Он отталкивал от себя документ со слепым ужасом неграмотного человека перед бумагой.
– Хорошо, – холодно сказал дедушка, – я тебя не насилую, Рувим Пик. Когда Сережу убьют на войне, я сделаю ему памятник с надписью: «Убит зверской рукой Рувима Пика».
Инвалид замахал руками и с отвращением взял перо…, Я его встретил на другой день у ворот. Казалось он поджидал меня. Он попросил у меня рубль. Я дал Через несколько дней бабушка мне призналась, что инвалид вторгается к ней в спальню каждый день и требует денег, говоря: «Вы же у меня на иждивении, вы должны мне помочь». Она дает ему деньги и выпроваживает по черной лестнице, боясь, чтобы его не увидел дедушка, который, по гневности своей натуры, может прогнать инвалида и тем расстроить мое поступление на медицинский факультет.

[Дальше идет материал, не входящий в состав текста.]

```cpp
const uint32_t *lz4_queued_blocks_word(hipStream_t stream)
// ... 50 lines not shown
    if (!lz4_call_valid(block_bytes, nblocks)) return hipErrorInvalidValue;
    const uint32_t n = (uint32_t)block_bytes;
    const Knobs kn = knobs();
    const CodecCall call = codec_call(src, block_bytes, src_stride, nblocks, dst, dst_stride);
    Lz4Plan p = lz4_plan(call, kn);
    hipError_t e = lz4_set_attributes();
    if (e != hipSuccess) return e;
    auto &wsp = workspaces.at(stream);
    LaunchLock sequence(wsp.launch);
    if ((e = wsp.queues.reserve(p.queue_bytes, p.queue_min_bytes)) != hipSuccess) return e;
    if (p.lanes.on && wsp.lane_tabs.reserve(p.lane_tab_bytes) != hipSuccess) {
        (void)hipGetLastError();
        p = lz4_plan(call, kn, false);
    }
    const size_t cap = (wsp.queues.bytes() / sizeof(uint32_t) - 8) / 2;
    uint32_t *counters = wsp.queues.as<uint32_t>(), *queue = counters + 8, *queue2 = queue + cap;
    uint16_t *const lane_tabs = wsp.lane_tabs.as<uint16_t>();
    std::optional<SideStream::Fork> lanes_fork, vtab_fork;
    auto on = [&](const Stage &s) { return s.stream == Target::lanes_side ? wsp.lanes.stream : s.stream == Target::vtab_side ? wsp.vtab.stream : stream; };
    auto pool = [](SidePool sp) { return sp == SidePool::greatest ? SideStream::greatest : SideStream::normal; };

    if ((e = hipMemsetAsync(counters, 0, 8 * sizeof(uint32_t), stream)) != hipSuccess) return e;
    if (p.scan_span.on)
        hipLaunchKernelGGL(kernel_row(kScanSpanKernels, p.scan_span_kernel).fn, dim3(p.scan_span.grid), dim3(64), 0, stream, src, n, src_stride, p.nspans,
                           dst, dst_stride, sizes, scan_probes(n), queue, counters, p.lg);
    if (p.scan_stream.on)
        hipLaunchKernelGGL(lz4_scan_stream_kernel, dim3(p.scan_stream.grid), dim3(64), 0, stream, src, n, src_stride, nblocks, dst,
                           dst_stride, sizes, scan_probes(n), queue, counters, p.done, 3u);
    if (p.scan_generic.on)
        hipLaunchKernelGGL(lz4_scan_kernel, dim3(p.scan_generic.grid), dim3(64), 0, stream, src, n, src_stride, nblocks, dst,
                           dst_stride, sizes, scan_probes(n), queue, counters);
    if ((e = hipGetLastError()) != hipSuccess) return e;
    if (after_scan && (e = after_scan->fn(after_scan->ctx)) != hipSuccess) return e;
    if (p.stop_after_scan) { note_kernels(0, describe(p).text); return hipSuccess; }
    if (p.lanes.on) {
        if (p.lanes.stream == Target::lanes_side) {
            if ((e = wsp.lanes.open(pool(p.lanes_pool))) != hipSuccess) return e;
            if ((e = lanes_fork.emplace(wsp.lanes, stream).err) != hipSuccess) return e;
        }
        const dim3 lgrid(p.lanes.grid);
        if (p.lanes_form == Lz4Plan::LanesForm::ring_auto)
            hipLaunchKernelGGL(lz4_lanes_ring_auto_kernel, lgrid, dim3(64), 0, on(p.lanes), src, n, src_stride, dst, dst_stride, sizes, queue, counters,
                               lane_tabs, p.lmin, p.reserve, p.wide_from, p.reserve_wide, p.lane_leave);
        else if (p.lanes_form == Lz4Plan::LanesForm::ring)
            hipLaunchKernelGGL(kernel_row(kRingKernels, p.ring_kernel).fn, lgrid, dim3(64), 0, on(p.lanes), src, n, src_stride, dst, dst_stride, sizes, queue,
                               counters, lane_tabs, p.lmin, p.reserve, kNoMax);
        else
            hipLaunchKernelGGL(kernel_row(kLanesKernels, p.lanes_kernel).fn, lgrid, dim3(64), 0, on(p.lanes), src, n, src_stride, dst, dst_stride, sizes, queue,
                               counters, lane_tabs, p.lmin, p.reserve);
        if ((e = hipGetLastError()) != hipSuccess) return e;
    }
    if (p.vtab.on) {
        if (p.vtab.stream == Target::vtab_side) {
            if ((e = wsp.vtab.open(pool(p.vtab_pool))) != hipSuccess) return e;
            if ((e = vtab_fork.emplace(wsp.vtab, stream).err) != hipSuccess) return e;
        }
        if ((e = lz4_vtab_launch(p.vtab_kernel, p.vtab.grid, p.vtab.lds, on(p.vtab), src, n, src_stride, dst, dst_stride, sizes, queue, counters, p.vmin, p.vmax,
                                 p.vres)) != hipSuccess) return e;
    }
    if (p.ltab.on && (e = lz4_vtab_launch(Lz4Vtab::lds_table, p.ltab.grid, p.ltab.lds, stream, src, n, src_stride, dst, dst_stride, sizes, queue, counters, 0u,
                                          kNoMax, 0u)) != hipSuccess) return e;
    if (p.parse.on) {
        hipLaunchKernelGGL(kernel_row(kParseKernels, p.parse_kernel).fn, dim3(p.parse.grid), dim3(64), p.parse.lds, stream, src, n, src_stride, nblocks, dst,
                           dst_stride, sizes, queue, counters, queue2, p.force_redo);
        if ((e = hipGetLastError()) != hipSuccess) return e;
    }
    if (vtab_fork && (e = vtab_fork->join()) != hipSuccess) return e;
    if (lanes_fork && (e = lanes_fork->join()) != hipSuccess) return e;
// ... 9 lines not shown
```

– Он пьет, Сережа, – прибавила бабушка шепотом, – люди видят Рувима Пика в кабаках. Передают, что он путается с какой-то Маргаритой, которая ради денег не гнушается пускать к себе безногого калеку.
Подумать, что столько усилий было приложено напрасно! Когда в назначенный день я пришел в канцелярию университета, я, правда, нашел свое имя в списке принятых, но с пометкой; «Историко-филологический факультет». Поначалу я обрадовался, но вскоре сообразил, что не смогу насладиться прелестями филологических наук, ибо через две недели буду взят на войну. Еще больше я страшился гнева дедушки и потому целый день слонялся по городу, не без приятности играя на бильярде с моими друзьями, Володей Стамати и Володей Мартыновским.
Только поздно вечером я вернулся домой, все еще не выбрав слов, достаточно деликатных, чтобы сообщить дедушке об ужасной новости. Но старик уже знал ее. Он протянул мне письмо, полученное им от Квецинского, где артист изящно извинялся в катастрофе, происшедшей не по его вине, и возвращал пятьсот рублей за вычетом организационных расходов.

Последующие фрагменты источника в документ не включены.